Using Host Directories
Alternatively, mount specific host directories:
mkdir -p ~/.cache/minisgl/{huggingface,tvm-ffi,flashinfer}
docker run --gpus all -p 1919:1919 \
-v ~/.cache/minisgl/huggingface:/app/.cache/huggingface \
-v ~/.cache/minisgl/tvm-ffi:/app/.cache/tvm-ffi \
-v ~/.cache/minisgl/flashinfer:/app/.cache/flashinfer \
minisgl --model Qwen/Qwen3-0.6B --host 0.0.0.0
Multi-GPU Deployment
All Available GPUs
docker run --gpus all -p 1919:1919 \
-v huggingface_cache:/app/.cache/huggingface \
minisgl --model "meta-llama/Llama-3.1-70B-Instruct" --tp 4 --host 0.0.0.0
Specific GPUs
Select specific GPU devices:
docker run --gpus '"device=0,1,2,3"' -p 1919:1919 \
minisgl --model "meta-llama/Llama-3.1-70B-Instruct" --tp 4 --host 0.0.0.0
Production Deployment
Docker Compose
Create a docker-compose.yml:
version : '3.8'
services :
minisgl :
image : minisgl:latest
command : --model Qwen/Qwen3-0.6B --host 0.0.0.0
ports :
- "1919:1919"
volumes :
- huggingface_cache:/app/.cache/huggingface
- tvm_cache:/app/.cache/tvm-ffi
- flashinfer_cache:/app/.cache/flashinfer
deploy :
resources :
reservations :
devices :
- driver : nvidia
count : all
capabilities : [ gpu ]
restart : unless-stopped
volumes :
huggingface_cache :
tvm_cache :
flashinfer_cache :
Launch with:
Health Checks
Add a health check to the Dockerfile or docker-compose.yml:
services :
minisgl :
# ... other configuration ...
healthcheck :
test : [ "CMD" , "curl" , "-f" , "http://localhost:1919/v1/models" ]
interval : 30s
timeout : 10s
retries : 3
start_period : 120s
Resource Limits
Set memory and CPU limits:
docker run --gpus all -p 1919:1919 \
--memory= "32g" \
--cpus= "8" \
-v huggingface_cache:/app/.cache/huggingface \
minisgl --model Qwen/Qwen3-0.6B --host 0.0.0.0
Environment Variables
Pass environment variables to configure the container:
docker run --gpus all -p 1919:1919 \
-e CUDA_VISIBLE_DEVICES=0,1 \
-e HF_TOKEN=your_huggingface_token \
minisgl --model meta-llama/Llama-3.1-8B-Instruct --host 0.0.0.0
Available Environment Variables
Comma-separated GPU indices to use
HuggingFace authentication token for gated models
MINISGL_DISABLE_OVERLAP_SCHEDULING
Set to 1 to disable overlap scheduling
Troubleshooting
Verify NVIDIA Container Toolkit is installed: docker run --rm --gpus all nvidia/cuda:12.8.1-base-ubuntu24.04 nvidia-smi
If this fails, reinstall the NVIDIA Container Toolkit.

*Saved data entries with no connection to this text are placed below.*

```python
# ... 66 lines not shown
    "apgp_trsv_ex": (ctypes.c_int, [_P, _I64, _I64, _P, _F64, ctypes.c_int, _P, _P, ctypes.c_int, _P]),
    "apgp_trsv_mode": (ctypes.c_int, [ctypes.c_int]),
    "apgp_append_diag": (ctypes.c_int, [_P, _P, _F64, _P, _I64, _P]),
    "apgp_winv_apply_work_len": (_I64, [_I64]),
    "apgp_winv_apply": (ctypes.c_int, [_P, _I64, _I64, _P, _F64, ctypes.c_int, _P, _P, _P, _P]),
    "apgp_trtri_pack": (ctypes.c_int, [_P, _I64, _I64, _P, _P, _P, _P]),
    "apgp_pack_train": (ctypes.c_int, [_P, _P, _I64, _KP, _P, _P]),
    "apgp_acquire": (ctypes.c_int, [_P, _I64, _I64, _P, _P, _I64, _KP, _F64, _I32,
                                    ctypes.POINTER(_F64), ctypes.POINTER(_F64), _P,
                                    _F64, _F64, _P, _P, _P, _P, _P, _P]),
    "apgp_packed_lsolve_len": (_I64, [_I64]),
    "apgp_pack_lsolve": (ctypes.c_int, [_P, _I64, _I64, _P, _P]),
    "apgp_acquire_solve": (ctypes.c_int, [_P, _I64, _I64, _P, _P, _I64, _KP, _F64, _I32,
                                          ctypes.POINTER(_F64), ctypes.POINTER(_F64), _P,
                                          _F64, _F64, _P, _P, _P, _P, _P, _P]),
    "apgp_set_sweep_prune": (ctypes.c_int, [ctypes.c_int]),
    "apgp_get_sweep_prune": (ctypes.c_int, []),
    "apgp_set_seed_rowsplit": (ctypes.c_int, [ctypes.c_int]),
    "apgp_get_seed_rowsplit": (ctypes.c_int, []),
    "apgp_set_seed_park": (ctypes.c_int, [ctypes.c_int]),
    "apgp_get_seed_park": (ctypes.c_int, []),
    "apgp_set_prune_pipe": (ctypes.c_int, [ctypes.c_int]),
    "apgp_get_prune_pipe": (ctypes.c_int, []),
    "apgp_set_seed_first": (ctypes.c_int, [ctypes.c_int]),
    "apgp_get_seed_first": (ctypes.c_int, []),
    "apgp_set_seed_parts": (ctypes.c_int, [ctypes.c_int]),
    "apgp_get_seed_parts": (ctypes.c_int, []),
    "apgp_sweep_prune_counts_offset": (_I64, [_I64, _I64]),
    "apgp_sweep_prune_select": (ctypes.c_int, [_P, _I64, _P, _P, _F64, _P, _P]),
    "apgp_prune_bounds": (ctypes.c_int, [_P, _I64, _P, _I64, _KP, _F64, _I32, ctypes.POINTER(_F64), ctypes.POINTER(_F64),
                                         _P, _F64, _F64, ctypes.c_int, _P, _P]),
    "apgp_sweep_prune_seeds": (ctypes.c_int, [_P, _I64, _P, _P, _P]),
    "apgp_prune_rows_len": (_I64, [_I64, _I32]),
    "apgp_pack_prune_rows": (ctypes.c_int, [_P, _I64, _KP, _P, _P]),
    "apgp_acquire_rows": (ctypes.c_int, [_P, _I64, _I64, _P, _P, _I64, _KP, _F64, _I32,
                                         ctypes.POINTER(_F64), ctypes.POINTER(_F64), _P,
                                         _F64, _F64, _P, _P, _P, _P, _P, _P, _P]),
    "apgp_acquire_solve_rows": (ctypes.c_int, [_P, _I64, _I64, _P, _P, _I64, _KP, _F64, _I32,
                                               ctypes.POINTER(_F64), ctypes.POINTER(_F64), _P,
                                               _F64, _F64, _P, _P, _P, _P, _P, _P, _P]),
    "apgp_prune_bounds_rows": (ctypes.c_int, [_P, _I64, _P, _I64, _KP, _F64, _I32, ctypes.POINTER(_F64),
                                              ctypes.POINTER(_F64), _P, _F64, _F64, ctypes.c_int, _P, _P, _P]),
    "apgp_prune_srows_len": (_I64, [_I64, _I32]),
    "apgp_pack_prune_srows": (ctypes.c_int, [_P, _I64, _KP, _P, _P]),
    "apgp_acquire_rows2": (ctypes.c_int, [_P, _I64, _I64, _P, _P, _I64, _KP, _F64, _I32,
                                          ctypes.POINTER(_F64), ctypes.POINTER(_F64), _P,
# ... 108 lines not shown
```

### approxposterior_amd/csrc/sweep.hip

```cpp
#include "apgp_common.h"
#include "mma16.h"
#include "scratch.h"
#include "util_value.h"
#include <mutex>
#include <stdlib.h>
#include <string.h>

#define SW_ROWS APGP_ROW_BLOCK
#define SW_KC APGP_K_CHUNK
#define SW_TILE (SW_ROWS * SW_KC)
#define SW_CAND 64
#define SW_GRID 256
#define SW_BCH 1024
typedef unsigned int u32x4 __attribute__((ext_vector_type(4)));
#ifndef SW_KAUX
#define SW_KAUX 0
#endif

struct SweepArgs {
    const double* T;
    const double* linv;
    const double* xs;
    const unsigned char* mask;
    double* mu;
// ... 52 lines not shown
#define S2_NP (S2_ROWS / 32)
#define S2_STATIC_DIAG_NRB 8

#define S2_HQ_PRE (4 * 256)
#define S2_HQ_ACC (56 * 256)
#define S2_SPLIT_MAX 184
#define S2_PRUNE_WORDS 24
__host__ __device__ inline long long s2_fold_off(int nrb, long long ncb) {
    return (2ll * S2_SPLIT_MAX * SW_CAND * nrb + 3 * ncb + S2_PRUNE_WORDS + 1) & ~1ll;
}
__host__ __device__ inline double* s2_fold_item(double* sp_q, int nrb, long long ncb, long long pos, int jb) {
    return sp_q + s2_fold_off(nrb, ncb) + (pos * nrb + jb) * (S2_HQ_PRE + S2_HQ_ACC);
}
#define S2_HALF_COST 7
#define S2_WHOLE_COST 10
#define S2P_HALF_GEN 340
#define S2P_HALF_PARK 116
#define S2P_WHOLE_GEN 197
#define S2P_WHOLE_PARK 232
#define S2P_PAIR2_GEN 187
#define S2P_PAIR2_PARK 98
#define S2P_PAIR1_GEN 161
#define S2P_PAIR1_PARK 81
#define S2P_WAVE2 2000
#define S2W_WORD(j0, lg, p0, p1) ((2 + (j0)) | ((lg) << 8) | ((p0) << 12) | ((p1) << 20))
#define S2W_J0(sp) (((sp) & 0xff) - 2)
#define S2W_LG(sp) (((sp) >> 8) & 3)
#define S2W_P0(sp) (((sp) >> 12) & 31)
#define S2W_P1(sp) (((sp) >> 20) & 31)
#define S2W_SEED (1 << 28)
__host__ __device__ inline int s2_nkc_of(int jb, int n) {
    const int v = S2_CPB * (jb + 1), lim = (n + SW_KC - 1) / SW_KC;
    return v < lim ? v : lim;
}
__host__ __device__ inline int s2_nparts(int jb, int j0, int n, int lg) {
    if (jb < j0 || lg == 0) return 1;
    const int per = S2_ROWS >> lg, c = (n - S2_ROWS * jb + per - 1) / per;
    return c > (1 << lg) ? (1 << lg) : (c < 1 ? 1 : c);
}
__host__ __device__ inline int s2_nitems(int nrb, int j0, int n, int lg) {
    int c = 0;
    for (int jb = 0; jb < nrb; ++jb) c += s2_nparts(jb, j0, n, lg);
    return c;
}
__host__ __device__ inline int s2_part_cost(int lg) { return lg == 0 ? S2_WHOLE_COST : lg == 1 ? S2_HALF_COST : lg == 2 ? 5 : 4; }
__host__ __device__ inline void s2_row_item(int idx, int nrb, int j0, int n, int lg, int& jb, int& h) {
    int hj = nrb - 1, hh = hj >= 0 ? s2_nparts(hj, j0, n, lg) - 1 : 0, wj = (j0 < nrb ? j0 : nrb) - 1;
    const int pc = s2_part_cost(lg);
    for (int i = 0;; ++i) {
        if (hj >= j0 && (wj < 0 || pc * s2_nkc_of(hj, n) >= S2_WHOLE_COST * s2_nkc_of(wj, n))) {
            const int np = s2_nparts(hj, j0, n, lg);
            if (i == idx) { jb = hj; h = np > 1 ? hh : -1; return; }
            if (hh > 0) --hh; else { --hj; hh = hj >= 0 ? s2_nparts(hj, j0, n, lg) - 1 : 0; }
// ... 1 lines not shown
            if (i == idx || wj < 0) { jb = wj < 0 ? 0 : wj; h = -1; return; }
            --wj;
        }
    }
}
__device__ __forceinline__ double s2_q_gather(const double (&qr)[4], int lane) {
    double qs = qr[0];
#pragma unroll
    for (int r = 1; r < 4; ++r) qs += __shfl(qr[r], (lane & 48) | ((lane - 4 * r) & 15));
    qs += __shfl_xor(qs, 16);
    qs += __shfl_xor(qs, 32);
    return qs;
}
__device__ __forceinline__ bool s2_wave_skip(const SweepArgs& a, int nrb, int p0, long long pos) {
    if (p0 == 0) return false;
    const double* bmin = a.sp_q + 2ll * S2_SPLIT_MAX * SW_CAND * nrb;
    double tau = INFINITY;
    for (int i = 0; i < p0; ++i) tau = fmin(tau, a.part_u[a.blk_list[i]]);
    return !(bmin[a.blk_list[pos]] <= tau);
}
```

The container runs as a non-root user (UID 1001). Ensure mounted volumes have correct permissions: sudo chown -R 1001:1001 ~/.cache/minisgl
Increase Docker’s memory limit: # In Docker Desktop: Settings → Resources → Memory
# Or use --memory flag
docker run --gpus all --memory= "64g" -p 1919:1919 minisgl --model ...

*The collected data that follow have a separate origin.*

New measurement: 252.3, median of 6. +1.1%, better.

```diff
diff --git a/emg3d_amd/_lib.py b/emg3d_amd/_lib.py
--- a/emg3d_amd/_lib.py
+++ b/emg3d_amd/_lib.py
@@ -36,6 +36,7 @@
     "emg3d_prolongation": (c_int, [c_int, c_i64, c_i64, c_i64, c_vp, c_vp, c_vp, c_vp, c_vp, c_vp, c_int]),
     "emg3d_restrict_model": (c_int, [c_int, c_i64, c_i64, c_i64, c_vp, c_vp, c_int]),
     "emg3d_sweep_plan": (c_int, [c_int, c_i64, c_i64, c_i64, c_int, c_int, c_int, c_int, ctypes.c_char_p, ctypes.POINTER(c_i64)]),
+    "emg3d_colour_loop_plan": (c_int, [c_int, c_i64, c_i64, c_i64, c_int, c_int, c_int, ctypes.POINTER(c_i64)]),
     "emg3d_mg_create": (c_int, [ctypes.POINTER(c_vp), c_int, c_i64, c_i64, c_i64, c_vp, c_vp, c_vp, c_vp,
                                 c_vp, c_vp, c_vp, c_vp, c_int]),
     "emg3d_mg_destroy": (None, [c_vp]),
@@ -199,5 +200,18 @@
     info = (c_i64 * 6)()
     check(load().emg3d_sweep_plan(dtype_code(dtype), int(vnC[0]), int(vnC[1]), int(vnC[2]), int(direction),
                                   1 if ordering == 'colour' else 0, int(nsys), int(cu_count), name, info), "emg3d_sweep_plan")
-    return {"kernel": name.value.decode(), "lines_per_colour": info[0], "lines_per_wave": info[1], "rounds": info[2],
-            "factor_kind": info[3], "split": bool(info[4]), "big_offsets": bool(info[5])}
+    out = {"kernel": name.value.decode(), "lines_per_colour": info[0], "lines_per_wave": info[1], "rounds": info[2],
+           "factor_kind": info[3], "split": bool(info[4]), "big_offsets": bool(info[5])}
+    loop = colour_loop_plan(vnC, direction, 2, dtype, cu_count) if ordering == 'colour' else None
+    out.update({"colour_loop": bool(loop and loop["on"]), "slab_width": loop["slab_width"] if loop and loop["on"] else 0,
+                "halo": loop["halo"] if loop and loop["on"] else []})
+    return out
+
+
+def colour_loop_plan(vnC, direction, nu=2, dtype=np.complex128, cu_count=0):
+    info = (c_i64 * 32)()
+    check(load().emg3d_colour_loop_plan(dtype_code(dtype), int(vnC[0]), int(vnC[1]), int(vnC[2]), int(direction), int(nu),
+                                        int(cu_count), info), "emg3d_colour_loop_plan")
+    n = int(info[4])
+    return {"on": bool(info[0]), "slab_axis": int(info[1]), "slab_width": int(info[2]), "workgroups": int(info[3]),
+            "lds_bytes": int(info[5]), "colours": [int(info[6 + p]) for p in range(n)], "halo": [int(info[18 + p]) for p in range(n)]}
diff --git a/emg3d_amd/csrc/emg3d_hip.hip b/emg3d_amd/csrc/emg3d_hip.hip
--- a/emg3d_amd/csrc/emg3d_hip.hip
+++ b/emg3d_amd/csrc/emg3d_hip.hip
@@ -519,6 +519,31 @@
     return 0;
 }
 
+template <class T>
+static int colour_loop_plan_impl(i64 nx, i64 ny, i64 nz, int dir, int nu, int cu_count, int64_t* info) {
+    MG<T> m;
+    if (cu_count > 0) m.cu_count = cu_count;
+    else m.device = current_device();
+    m.order = 1; m.nsys = 1;
+    m.lv0 = std::make_shared<Level<T>>();
+    Level<T>& L = *m.lv0;
+    L.nC[0] = nx; L.nC[1] = ny; L.nC[2] = nz;
+    MG<T>::shape_level(L);
+    LineArgs<T> a;
+    m.line_args(L, dir - 1, a, true);
+    int col[12], h[12];
+    const int np = m.colour_seq(nu, col, 12);
+    if (np <= 0) return -2;
+    const int ax = L.nC[a.Q] > L.nC[a.P] ? 1 : 0;
+    MG<T>::colour_loop_halo(col, np, ax, h);
+    size_t lds = 0;
+    const bool on = m.colour_loop_plan(L, nu, a, lds);
+    for (int k = 0; k < 32; ++k) info[k] = 0;
+    info[0] = on; info[1] = ax; info[2] = m.cloop_w; info[3] = on ? a.cl_ng : 0; info[4] = np; info[5] = (int64_t)lds;
+    for (int p = 0; p < np; ++p) { info[6 + p] = col[p]; info[18 + p] = h[p]; }
+    return 0;
+}
+
 extern "C" {
 
 int emg3d_hip_version(void) { return EMG3D_HIP_VERSION; }
@@ -625,6 +650,12 @@
     if (nx < 2 || ny < 2 || nz < 2 || dir < 1 || dir > 3 || order < 0 || order > 1 || nsys < 1 || nsys > 64 || !name || !info) return -2;
     return dtype ? sweep_plan_impl<c128>(nx, ny, nz, dir, order, nsys, cu_count, name, info)
                  : sweep_plan_impl<double>(nx, ny, nz, dir, order, nsys, cu_count, name, info);
+}
+
+int emg3d_colour_loop_plan(int dtype, int64_t nx, int64_t ny, int64_t nz, int dir, int nu, int cu_count, int64_t* info) {
+    if (nx < 2 || ny < 2 || nz < 2 || dir < 1 || dir > 3 || nu < 1 || nu > 3 || !info) return -2;
+    return dtype ? colour_loop_plan_impl<c128>(nx, ny, nz, dir, nu, cu_count, info)
+                 : colour_loop_plan_impl<double>(nx, ny, nz, dir, nu, cu_count, info);
 }
 
 int emg3d_mg_create(emg3d_mg_t** out, int dtype, int64_t nx, int64_t ny, int64_t nz, const double* hx,
diff --git a/emg3d_amd/csrc/mg.hpp b/emg3d_amd/csrc/mg.hpp
--- a/emg3d_amd/csrc/mg.hpp
+++ b/emg3d_amd/csrc/mg.hpp
@@ -44,6 +44,7 @@
     double* zetaW[2] = {nullptr, nullptr};
     bool sW_valid[2] = {false, false};
     int e_home = 0;
+    T* eB = nullptr;
     T* fac[3] = {nullptr, nullptr, nullptr};
     void* qd[3][4] = {{nullptr, nullptr, nullptr, nullptr}, {nullptr, nullptr, nullptr, nullptr}, {nullptr, nullptr, nullptr, nullptr}};
     unsigned qdn[3][4] = {{0, 0, 0, 0}, {0, 0, 0, 0}, {0, 0, 0, 0}};
@@ -972,6 +973,8 @@
             }
         }
         a.qd = nullptr; a.qdn = 0;
+        a.e2 = nullptr; a.cl_np = 0; a.cl_ax = 0; a.cl_w = a.cl_ng = a.cl_hmax = a.cl_wp = 0;
+        for (int p = 0; p < 12; ++p) a.cl_col[p] = a.cl_h[p] = 0;
         a.qpl = 0; a.qM = 0; a.seg = 0; a.qlpw = 0;
         if (qpl(L, dir)) { int NW, M, seg; qpl_shape(L.nC[a.L], NW, M, seg); a.qpl = NW; a.qM = M; a.seg = seg; }
         a.tha = tha_helpers(L, dir);
@@ -1362,10 +1365,79 @@
         check_launch();
     }
 
-    void smooth_line(Level<T>& L, int dir, int nu, bool conv_in = true, bool conv_out = true) {
+    int use_cloop = (int)LAB_ENV("EMG3D_COLOUR_LOOP", 1);
+    int cloop_w = (int)LAB_ENV("EMG3D_COLOUR_LOOP_W", 2);
+    int colour_seq(int nu, int* col, int cap) const {
+        int n = 0, iback = 0, last_c = -1;
+        for (int it = 0; it < nu; ++it) {
+            iback = 1 - iback;
+            for (int ch = 0; ch < 4; ++ch) {
+                const int c = iback ? colour_perm_b[ch] : colour_perm[ch];
+                if (skip_idempotent && c == last_c) continue;
+                last_c = c;
+                if (n >= cap) return -1;
+                col[n++] = c;
+            }
+        }
+        return n;
+    }
+    static void colour_loop_halo(const int* col, int np, int ax, int* h) {
+        for (int p = 0; p < np; ++p) h[p] = 0;
+        for (int b = 0; b < 2; ++b) {
+            const int n0 = 64 + b, n1 = 64 + b;
+            int lo = 2 * n0, hi = 2 * n1 - 1;
+            for (int p = np - 1; p >= 0; --p) {
+                const int par = (1 + ((ax ? col[p] >> 1 : col[p]) & 1)) & 1;
+                int jl = lo / 2;
+                if ((jl & 1) != par) ++jl;
+                int jh = (hi + 1) / 2;
+                if ((jh & 1) != par) --jh;
+                h[p] = std::max(h[p], std::max(n0 - jl, jh - (n1 - 1)));
+                lo = std::min(lo, 2 * jl - 2);
+                hi = std::max(hi, 2 * jh + 2);
+            }
+        }
+    }
+    bool colour_loop_plan(const Level<T>& L, int nu, LineArgs<T>& a, size_t& lds) const {
+        a.cl_np = 0;
+        lds = 0;
+        if (!use_cloop || order != 1 || a.qpl != 1 || a.qM != 1 || a.seg > qpl_chain_seg || a.split || cloop_w < 1) return false;
+        int col[12], h[12];
+        const int np = colour_seq(nu, col, 12);
+        if (np <= 0) return false;
+        const int ax = L.nC[a.Q] > L.nC[a.P] ? 1 : 0;
+        const i64 nS = L.nC[ax ? a.Q : a.P];
+        const i64 ng = std::max<i64>(1, (nS + 1) / cloop_w), wmax = (nS + 1) - (ng - 1) * cloop_w;
+        colour_loop_halo(col, np, ax, h);
+        int hmax = 0;
+        for (int p = 0; p < np; ++p) hmax = std::max(hmax, h[p]);
+        const i64 across = ax ? a.nA[0] : a.nB2[0];
+        i64 widest = 0;
+        for (int p = 0; p < np; ++p) widest = std::max(widest, ((wmax + 2 * h[p]) / 2 + 1) * across);
+        const i64 lpw = 16 / a.seg, waves = (widest + lpw - 1) / lpw;
+        const i64 S = simds(), per_cu = std::max<i64>(1, S / std::max(1, cu_count));
+        if (waves > std::min<i64>(4, per_cu) || ng * waves > S) return false;
+        const i64 wp = wmax + 2 * hmax + 2;
+        const i64 nL = L.nC[a.L], nP = L.nC[a.P], nQ = L.nC[a.Q];
+        const i64 cells = ax ? nL * (nP + 1) + (nL + 1) * nP + (nL + 1) * (nP + 1) : nL * (nQ + 1) + (nL + 1) * (nQ + 1) + (nL + 1) * nQ;
+        lds = (size_t)(cells * wp) * sizeof(T);
+        if (lds > 64 * 1024) { lds = 0; return false; }
+        a.cl_np = np; a.cl_ax = ax; a.cl_w = cloop_w; a.cl_ng = (int)ng; a.cl_hmax = hmax; a.cl_wp = (int)wp;
+        for (int p = 0; p < np; ++p) { a.cl_col[p] = (unsigned char)col[p]; a.cl_h[p] = (unsigned char)h[p]; }
+        return true;
+    }
+    bool colour_loop_on(Level<T>& L, int dir, int nu) {
+        LineArgs<T> a;
+        line_args(L, dir, a, true);
+        size_t lds;
+        return colour_loop_plan(L, nu, a, lds);
+    }
+
+    void smooth_line(Level<T>& L, int dir, int nu, bool conv_in = true, bool conv_out = true, int loop = 0) {
         if (nu <= 0) return;
         ensure_factor(L, dir);
         ensure_qdesc(L, dir);
+        if (loop && !L.eB) L.eB = dalloc<T>(nsys * L.nE);
         if (dry) { prepare_work(L, dir); return; }
         if (conv_in) to_work(L, dir);
         ensure_sflags(L, dir);
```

Check network connectivity
Try using --model-source modelscope
For gated models, provide HF_TOKEN environment variable
Windows (WSL2) Deployment
For Windows users with WSL2:
Install WSL2 and Docker Desktop
Build and run in WSL2
Open WSL2 terminal and follow the standard Linux instructions: docker build -t minisgl .
docker run --gpus all -p 1919:1919 minisgl --model Qwen/Qwen3-0.6B --host 0.0.0.0
Access from Windows
The server will be accessible at http://localhost:1919 from Windows browsers and applications.
For production deployments with load balancing and orchestration, consider using Kubernetes with NVIDIA GPU Operator.